In late October of 2002, a particularly epic hosting of The Game launched in the Las Vegas area, named “Shelby Logan’s Run”. One of the participants was 37-year-old Bob Lord, a software engineer that had worked at Microsoft before starting, and then selling, an internet search company named XYZFind. This was Bob Lord’s first time participating in The Game and he showed up prepared with a wet suit, GPS unit, radios, laptop computer, clothing for any situation. But not a good flashlight...
After a physically and mentally intense run to 16 other clue sites around Las Vegas, the Hoover Dam, an abandoned prison, Goodsprings and others, the sleep-deprived teams were directed to the Argentena (no, that’s not a typo) Mine where the next clue awaited them. The team were told to walk exactly 1,133 feet on a precise compass heading and to find something called 1306. None of the players knew what 1306 was. Well, 1306 was an adit that had “1306” spray painted on it…
However, Bob Lord wanted to scout the route first and climbed up the small hill that you saw at the start of the video. On the way, he recalculated his bearings using his computer and suddenly found himself in front of an adit. For whatever reason, the team decided this was where they should proceed despite “NO, NO, NO, NO, NO, NO” in orange spray paint by the portal and, perhaps more significantly, the number 1296 in blue (You can see the remains of these in the video). Followed by his team members, Bob led the way into the adit, their only light coming from the screen on his GPS unit…

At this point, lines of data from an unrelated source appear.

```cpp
struct CfTables {
    u8 cls2[256];
    u16 bon[16];
};
template <bool UPPER, typename ND = NeedleDev>
__device__ __forceinline__ void cf_build_tables(const ND& nd, CfTables& t) {
    for (int b = threadIdx.x; b < 256; b += blockDim.x) {
        const bool lower = b >= 'a' && b <= 'z', upper = b >= 'A' && b <= 'Z', digit = b >= '0' && b <= '9';
        const bool delim = !(lower || upper || digit || b > 127);
        t.cls2[b] = (u8)(2 * (lower ? 1 : upper ? 2 : delim ? 3 : 0));
    }
    if (threadIdx.x < 16) {
        const u32 cp = threadIdx.x >> 2, cc = threadIdx.x & 3;
        u32 v = nd.match_plus_mismatch;
        if (cp == 3 && cc != 3) v += nd.delimiter;
        if (cc == 2 && cp == 1) v += nd.capitalization;
        if (!UPPER && cc != 2) v += nd.matching_case;
        t.bon[threadIdx.x] = (u16)v;
    }
}
template <int SWL, int REAL>
__device__ __forceinline__ void cf_setup_table(const NeedleDev& nd, bool include_prefix, const CfTables& t, const u32 (&hb)[SWL / 4], u32 (&hw)[REAL], u32 (&bonus)[REAL]) {
    u32 cprev = 0;
#pragma unroll
    for (int d = 0; d < REAL; d++) {
        hw[d] = __builtin_amdgcn_perm(0u, hb[d / 2], (d & 1) ? 0x0c030c02u : 0x0c010c00u);
        const u32 c0 = t.cls2[hw[d] & 0xFF], c1 = t.cls2[hw[d] >> 16];
// ... 72 lines not shown
```

frizbee_amd/csrc/kernels_dp.hip:

```cpp
#include "dp_cfm.h"
#include "dp_quad.h"
#include "compact1.h"
#include "seg_list.h"
#include <cstdlib>
#include <type_traits>

template <int SWL, int MODE, bool UPPER>
__global__ __launch_bounds__(128, 2) void k2b_dp(const u8* __restrict__ bytes, const EndsAny ends, u64 first, u32 index_offset,
                                              const u32* __restrict__ items, const u32* __restrict__ win, const u32* __restrict__ n_items_ptr,
                                              const NeedleDev nd, int wmode, int pad_ok, fzb_match_rec* __restrict__ out, u32 capacity, u32* __restrict__ dev_count,
                                              u32* __restrict__ overflow, u32 qcap, u32* __restrict__ counters) {
    __shared__ u8 cls[256];
    build_cls_table(cls);
    __syncthreads();
    const u32 M = __builtin_amdgcn_readfirstlane(*n_items_ptr);
    if (dev_count && blockIdx.x == 0 && threadIdx.x == 0) { dev_count[0] = M < capacity ? M : capacity; dev_count[1] = M; }
    const u64 stride = (u64)gridDim.x * blockDim.x;
    const u64 j0 = (u64)blockIdx.x * blockDim.x + threadIdx.x;
    auto load_item = [&](u64 j, u32& li, u32& ws, u32& we) {
        li = 0; ws = 0; we = 0;
        if (j < M) {
            li = items ? items[j] : (u32)j;
            if (wmode == 0) { const uint2 w = *(const uint2*)(win + 2 * j); ws = w.x; we = w.y; }
        }
// ... 42 lines not shown
            const u32 m = we - sp;
            const bool wide = m > (u32)SWL, greedy = m > FZB_MAX_HAYSTACK_LEN;
            const u32 slot_multi = wave_alloc(&counters[3], wide && !greedy);
            const u32 slot_greedy = wave_alloc(&counters[4], greedy);
            if (wide) {
                u32* qe = greedy ? overflow + 4 * (size_t)(qcap - 1 - slot_greedy) : overflow + 4 * (size_t)slot_multi;
                qe[0] = (u32)j;
                qe[1] = ws;
                qe[2] = we;
                qe[3] = li;
                break;
            }
            u32 score = 0;
            u32 hb[SWL / 4];
#pragma unroll
            for (int k = 0; k < SWL / 4; k++) hb[k] = 0;
            if (m > 0) {
                if (inreg) load_window_regs<SWL / 4>(q0_c, q1_c, sp, m, hb);
                else load_window_mem<SWL / 4>(hay + sp, m, hb);
                const bool half = pad_ok && SWL >= 16 && __all((int)(m <= (u32)SWL / 2));
                if (half) score = dp_single_chunk<SWL, MODE == 1, UPPER, (SWL >= 16 ? SWL / 4 : SWL / 2)>(nd, m, sp == 0, cls, hb);
                else score = dp_single_chunk<SWL, MODE == 1, UPPER>(nd, m, sp == 0, cls, hb);
            }
            const bool exact = exact_match<SWL / 4>(nd, include_exact, m, hb);
            if (exact) score = (score + nd.exact_bonus) & 0xFFFF;
            fzb_match_rec rec;
            rec.index = index_offset + li;
            rec.score = (u16)score;
            rec.exact = exact ? 1 : 0;
            rec.valid = 0;
            out[j] = rec;
        } while (0);
        li_c = li_n; ws_c = ws_n; we_c = we_n; s_c = s_n; L_c = L_n; q0_c = q0_n; q1_c = q1_n;
        li_n = li_m; ws_n = ws_m; we_n = we_m; s_n = s_m; L_n = L_m;
        li_m = li_f; ws_m = ws_f; we_m = we_f;
    }
}

#ifdef FZB_DP_TIMING
__device__ unsigned long long fzb_dp_timing[6 * 8192];
extern "C" int fzb_debug_dp_timing(unsigned long long* host_out) { return (int)hipMemcpyFromSymbol(host_out, HIP_SYMBOL(fzb_dp_timing), sizeof(fzb_dp_timing)); }
#define FZB_TIMING_BEGIN const unsigned long long t_rt0 = wall_clock64(), t_ck0 = clock64();
#define FZB_TIMING_END                                                                                  \
    if ((threadIdx.x & 63) == 0) {                                                                      \
        const u32 w = (blockIdx.x * blockDim.x + threadIdx.x) >> 6;                                     \
        if (w < 8192) { fzb_dp_timing[6 * w] = t_rt0; fzb_dp_timing[6 * w + 1] = wall_clock64(); fzb_dp_timing[6 * w + 2] = t_ck0; fzb_dp_timing[6 * w + 3] = clock64(); \
                        fzb_dp_timing[6 * w + 4] = __builtin_amdgcn_s_getreg(4 | (31 << 11)); fzb_dp_timing[6 * w + 5] = __builtin_amdgcn_s_getreg(20 | (31 << 11)); }  \
    }
#else
#define FZB_TIMING_BEGIN
#define FZB_TIMING_END
#endif
struct SegNone {};
template <int SWL, bool UPPER, bool SEG = false>
__global__ __launch_bounds__(128, 4) void k2b_dp_short(const u8* __restrict__ bytes, const EndsAny ends, u64 first, u32 index_offset,
                                                    const u32* __restrict__ items, const u32* __restrict__ win, const u32* __restrict__ n_items_ptr,
                                                    const NeedleDev nd, int wmode, fzb_match_rec* __restrict__ out, u32 capacity, u32* __restrict__ dev_count,
                                                    RejectOut rej, u32* __restrict__ kept_out, u32 ulen, std::conditional_t<SEG, SegList, SegNone> seg) {
    FZB_TIMING_BEGIN
    __shared__ CfTables tab;
    __shared__ u8 fl[256];
    __shared__ u32 seg_pre[SEG ? FZB_SEG_MAX : 1u];
    __shared__ u32 seg_wsum[2];
    u32 sc[16];
    if constexpr (SEG) {
        const uint4* c4 = (const uint4*)seg.counts;
#pragma unroll
        for (int k = 0; k < 4; k++) {
            const u32 i0 = 16u * threadIdx.x + 4u * k;
            const uint4 v = i0 < seg.nseg ? c4[4 * threadIdx.x + k] : make_uint4(0, 0, 0, 0);
            sc[4 * k] = v.x;
            sc[4 * k + 1] = i0 + 1 < seg.nseg ? v.y : 0u;
            sc[4 * k + 2] = i0 + 2 < seg.nseg ? v.z : 0u;
            sc[4 * k + 3] = i0 + 3 < seg.nseg ? v.w : 0u;
        }
    }
    cf_build_tables<UPPER>(nd, tab);
    if (wmode == 3) cf_build_typo_table(nd, fl);
    u32 seg_incl = 0, seg_tot = 0;
    if constexpr (SEG) {
#pragma unroll
        for (int k = 0; k < 16; k++) seg_tot += sc[k];
        seg_incl = seg_tot;
        for (int off = 1; off < 64; off <<= 1) {
            const u32 v = __shfl_up(seg_incl, off);
            if ((threadIdx.x & 63) >= (u32)off) seg_incl += v;
        }
        if ((threadIdx.x & 63) == 63) seg_wsum[threadIdx.x >> 6] = seg_incl;
    }
    __syncthreads();
    u32 M_;
    if constexpr (SEG) {
        u32 run = (threadIdx.x >= 64 ? seg_wsum[0] : 0u) + seg_incl - seg_tot;
#pragma unroll
        for (int k = 0; k < 16; k++) {
            seg_pre[16 * threadIdx.x + k] = run;
            run += sc[k];
        }
        M_ = seg_wsum[0] + seg_wsum[1];
        __syncthreads();
        if (blockIdx.x == 0 && threadIdx.x == 0) *seg.total_out = M_;
    } else {
        M_ = *n_items_ptr;
    }
    const u32 M = __builtin_amdgcn_readfirstlane(M_);
    const u32 nrej = wmode == 3 ? __builtin_amdgcn_readfirstlane(*rej.count) : 0u;
    if (blockIdx.x == 0 && threadIdx.x == 0) {
        const u32 kept = M - nrej;
        if (dev_count) { dev_count[0] = kept < capacity ? kept : capacity; dev_count[1] = kept; }
        if (kept_out) *kept_out = kept;
    }
    const u64 stride = (u64)gridDim.x * blockDim.x;
    const u64 j0 = (u64)blockIdx.x * blockDim.x + threadIdx.x;
    auto load_item = [&](u64 j, u32& li, u32& ws, u32& we) {
        li = 0; ws = 0; we = 0;
        if (j < M) {
            if constexpr (SEG) {
                const u32 sg = seg_find(seg_pre, FZB_SEG_MAX, FZB_SEG_MAX / 2, (u32)j);
                li = seg.list[(size_t)sg * seg.stride + ((u32)j - seg_pre[sg])];
            } else {
                li = items ? items[j] : (u32)j;
            }
            if (wmode == 0) { const uint2 w = *(const uint2*)(win + 2 * j); ws = w.x; we = w.y; }
        }
    };
    auto load_span = [&](u64 j, u32 li, u64& s, u32& L) {
        s = 0; L = 0;
        if (j < M) haystack_span_u(ends, ulen, first + li, s, L);
    };
    auto load_vecs = [&](u64 s, u32 L, uint4& q0, uint4& q1) {
        q0 = make_uint4(0, 0, 0, 0);
        q1 = make_uint4(0, 0, 0, 0);
        const uint4* vp = (const uint4*)(bytes + s);
        if (L > 0) q0 = vp[0];
        if (SWL > 32 && L > 16) q1 = vp[1];
    };
    u32 li_c, ws_c, we_c, L_c, li_n, ws_n, we_n, L_n, li_m, ws_m, we_m;
    u64 s_c, s_n;
    uint4 q0_c, q1_c;
    load_item(j0, li_c, ws_c, we_c);
    load_item(j0 + stride, li_n, ws_n, we_n);
    load_item(j0 + 2 * stride, li_m, ws_m, we_m);
    load_span(j0, li_c, s_c, L_c);
    load_span(j0 + stride, li_n, s_n, L_n);
    load_vecs(s_c, L_c, q0_c, q1_c);
    const u32 jw = __builtin_amdgcn_readfirstlane((u32)j0);
    const u32 n_iter = __builtin_amdgcn_readfirstlane(jw < M ? (u32)(((u64)M - jw + stride - 1) / stride) : 1u);
    struct MidItem {
        FzbProgressPrio* p;
        __device__ __forceinline__ void operator()() const { p->k2 += 1; p->apply(); }
    };
    FzbProgressPrio prio{0u, 2 * n_iter};
    for (u64 j = j0; j < M; j += stride) {
        prio.apply();
        uint4 q0_n, q1_n;
        load_vecs(s_n, L_n, q0_n, q1_n);
        u64 s_m;
        u32 L_m;
        load_span(j + 2 * stride, li_m, s_m, L_m);
        u32 li_f, ws_f, we_f;
        load_item(j + 3 * stride, li_f, ws_f, we_f);
        u64 jo = j;
        bool live = true;
        if (nrej) {
            const u32 li = li_c, tile = li / FZB_TILE;
            const u64 word = rej.bits[li >> 6];
            live = !((word >> (li & 63)) & 1);
            u32 before = rej.rej_prefix[tile] + (u32)__popcll(word & ((1ull << (li & 63)) - 1));
            for (u32 wq = tile * (FZB_TILE / 64); wq < (li >> 6); wq++) before += (u32)__popcll(rej.bits[wq]);
            jo = j - before;
        }
        if (live && jo < capacity) {
            const u32 L = L_c;
            u32 ws = ws_c, we = we_c;
            if (wmode == 2) { ws = 0; we = L; }
            else if (wmode == 1) cf_window_first_last_regs(nd, q0_c, q1_c, ws, we);
            else if (wmode == 3) cf_window_typos_regs(fl, q0_c, q1_c, L, ws, we);
            const u32 sp = ws ? ws - 1 : 0;
            const bool include_exact = sp == 0 && we == L;
            const u32 m = we - sp;
            u32 score = 0;
            u32 hb[SWL / 4];
#pragma unroll
            for (int k = 0; k < SWL / 4; k++) hb[k] = 0;
            if (m > 0) {
                load_window_regs<SWL / 4>(q0_c, q1_c, sp, m, hb);
                score = dp_single_chunk_cf_tab<SWL, UPPER, SWL / 4, MidItem>(nd, sp == 0, tab, hb, MidItem{&prio});
            }
            const bool exact = exact_match<SWL / 4>(nd, include_exact, m, hb);
            if (exact) score = (score + nd.exact_bonus) & 0xFFFF;
            fzb_match_rec rec;
            rec.index = index_offset + li_c;
            rec.score = (u16)score;
            rec.exact = exact ? 1 : 0;
            rec.valid = 0;
            out[jo] = rec;
        }
        li_c = li_n; ws_c = ws_n; we_c = we_n; s_c = s_n; L_c = L_n; q0_c = q0_n; q1_c = q1_n;
        li_n = li_m; ws_n = ws_m; we_n = we_m; s_n = s_m; L_n = L_m;
        li_m = li_f; ws_m = ws_f; we_m = we_f;
        prio.k2 = (prio.k2 | 1u) + 1;
    }
    FZB_TIMING_END
}

template <int PER>
__device__ __forceinline__ void classify_tile(u32 j0, u32 j_end, u32* s_cnt, u32* s_base, const u8* __restrict__ bytes, const EndsAny& ends, u64 first, const u32* __restrict__ items,
                                              const u32* __restrict__ win_in, const NeedleDev& nd, int wmode, u32 swl, uint4* __restrict__ meta, u32* __restrict__ lists, u32 list_stride,
                                              u32* __restrict__ overflow, u32 qcap, u32* __restrict__ counters, u32 capacity, u32 split_multi) {
    if (threadIdx.x < 9) s_cnt[threadIdx.x] = 0;
    __syncthreads();
    u32 cls[PER], rank[PER], li[PER], ws[PER], we[PER];
    const u8* src[PER];
#pragma unroll
    for (int p = 0; p < PER; p++) {
        const u32 j = j0 + p * 256 + threadIdx.x;
        cls[p] = 9; rank[p] = 0; li[p] = 0; ws[p] = 0; we[p] = 0; src[p] = bytes;
        if (j < j_end && j < capacity) {
            li[p] = items ? items[j] : j;
            u32 L = 0;
            u64 s;
            haystack_span(ends, first + li[p], s, L);
            src[p] = bytes + s;
            if (wmode == 0) { ws[p] = win_in[2 * j]; we[p] = win_in[2 * j + 1]; }
            else if (wmode == 2) { ws[p] = 0; we[p] = L; }
            else window_first_last(nd, src[p], L, ws[p], we[p]);
            const u32 sp = ws[p] ? ws[p] - 1 : 0;
            const u32 m = we[p] - sp;
            if (sp == 0 && we[p] == L) we[p] |= 0x80000000u;
            cls[p] = m <= swl / 2 ? 0u : m <= 3 * swl / 4 ? 1u : m <= swl ? 2u : m <= FZB_MAX_HAYSTACK_LEN ? 3u : 4u;
            if (split_multi && cls[p] == 3) cls[p] = 5 + ((m - 1) % swl) / (swl / 4);
            rank[p] = atomicAdd(&s_cnt[cls[p]], 1u);
        }
    }
    __syncthreads();
    if (threadIdx.x < 9 && s_cnt[threadIdx.x]) {
        const u32 c = threadIdx.x;
        s_base[c] = atomicAdd(c < 3 ? &counters[8 + c] : c == 3 ? &counters[3] : c == 4 ? &counters[4] : &counters[12 + (c - 5)], s_cnt[c]);
    }
    __syncthreads();
#pragma unroll
    for (int p = 0; p < PER; p++) {
        const u32 j = j0 + p * 256 + threadIdx.x;
        if (cls[p] < 3 || (cls[p] >= 5 && cls[p] < 9)) {
            const u32 l = cls[p] < 3 ? cls[p] : cls[p] - 2;
            lists[(size_t)l * list_stride + s_base[cls[p]] + rank[p]] = j;
            meta[j] = make_uint4(ws[p], we[p], (u32)(uintptr_t)src[p], (u32)((uintptr_t)src[p] >> 32));
        } else if (cls[p] < 5) {
            const u32 slot = s_base[cls[p]] + rank[p];
// ... 51 lines not shown
    const u32 stride = vgrid * blockDim.x;
    const u32 q0 = vblock * blockDim.x + threadIdx.x;
    auto load_meta = [&](u32 q, u32& j, u32& li, u32& sp, u32& m, u32& L, u64& s) {
        j = 0; li = 0; sp = 0; m = 0; L = 0; s = (u64)(uintptr_t)meta;
        if (q < M) {
            j = list[q];
            li = items ? items[j] : j;
            const uint4 w = meta[j];
            sp = w.x ? w.x - 1 : 0;
            m = (w.y & 0x7FFFFFFFu) - sp;
            L = w.y >> 31;
            s = (u64)w.z | ((u64)w.w << 32);
        }
    };
    auto load_bytes = [&](u64 s, u32 sp, u32 m, u32 (&hb)[NBR]) {
        const u8* th = (const u8*)(uintptr_t)s + sp;
#pragma unroll
        for (int k = 0; k < NBR; k++) {
            const u32 p = 4 * k;
            u32 v = 0;
            if (p < m) {
                v = load_u32_unaligned(th, p);
                const u32 rem = m - p;
                if (rem < 4) v &= (1u << (8 * rem)) - 1;
            }
            hb[k] = v;
        }
    };
    u32 j_c, li_c, sp_c, m_c, ex_c, j_n, li_n, sp_n, m_n, ex_n;
    u64 s_c, s_n;
    u32 hb_c[NBR];
    load_meta(q0, j_c, li_c, sp_c, m_c, ex_c, s_c);
    load_meta(q0 + stride, j_n, li_n, sp_n, m_n, ex_n, s_n);
    load_bytes(s_c, sp_c, m_c, hb_c);
    const u32 qw = __builtin_amdgcn_readfirstlane(q0);
    const u32 n_iter = __builtin_amdgcn_readfirstlane(qw < M ? (M - qw + stride - 1) / stride : 1u);
    struct MidItem {
        FzbProgressPrio* p;
        __device__ __forceinline__ void operator()() const { p->k2 += 1; p->apply(); }
    };
    FzbProgressPrio prio{0u, 2 * n_iter};
    for (u32 q = q0; q < M; q += stride) {
        prio.apply();
        u32 hb_n[NBR];
        load_bytes(s_n, sp_n, m_n, hb_n);
        u32 j_f, li_f, sp_f, m_f, ex_f;
        u64 s_f;
        load_meta(q + 2 * stride, j_f, li_f, sp_f, m_f, ex_f, s_f);
        {
            u32 hb[NB];
#pragma unroll
            for (int k = 0; k < NB; k++) hb[k] = k < NBR ? hb_c[k < NBR ? k : 0] : 0u;
            u32 score = 0;
            if (m_c > 0) score = dp_single_chunk_cf_tab<SWL, UPPER, REAL, MidItem>(nd, sp_c == 0, tab, hb, MidItem{&prio});
            const bool exact = exact_match<NB>(nd, ex_c != 0, m_c, hb);
            if (exact) score = (score + nd.exact_bonus) & 0xFFFF;
            fzb_match_rec rec;
            rec.index = index_offset + li_c;
            rec.score = (u16)score;
            rec.exact = exact ? 1 : 0;
            rec.valid = 0;
            out[j_c] = rec;
        }
        j_c = j_n; li_c = li_n; sp_c = sp_n; m_c = m_n; ex_c = ex_n; s_c = s_n;
#pragma unroll
        for (int k = 0; k < NBR; k++) hb_c[k] = hb_n[k];
        j_n = j_f; li_n = li_f; sp_n = sp_f; m_n = m_f; ex_n = ex_f; s_n = s_f;
        prio.k2 = (prio.k2 | 1u) + 1;
    }
}
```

His team members heard him slip and then heard only silence despite calling out to him. Bob Lord had fallen down the 30-foot hole you see in the video, crushing vertebrae in his neck as well as both of his arms and suffering serious head trauma. Bob was left a quadriplegic and is now blind as a result of the brain damage he suffered.
The Game still continues in various forms, but the bad publicity and extensive litigation following the Bob Lord tragedy emasculated it.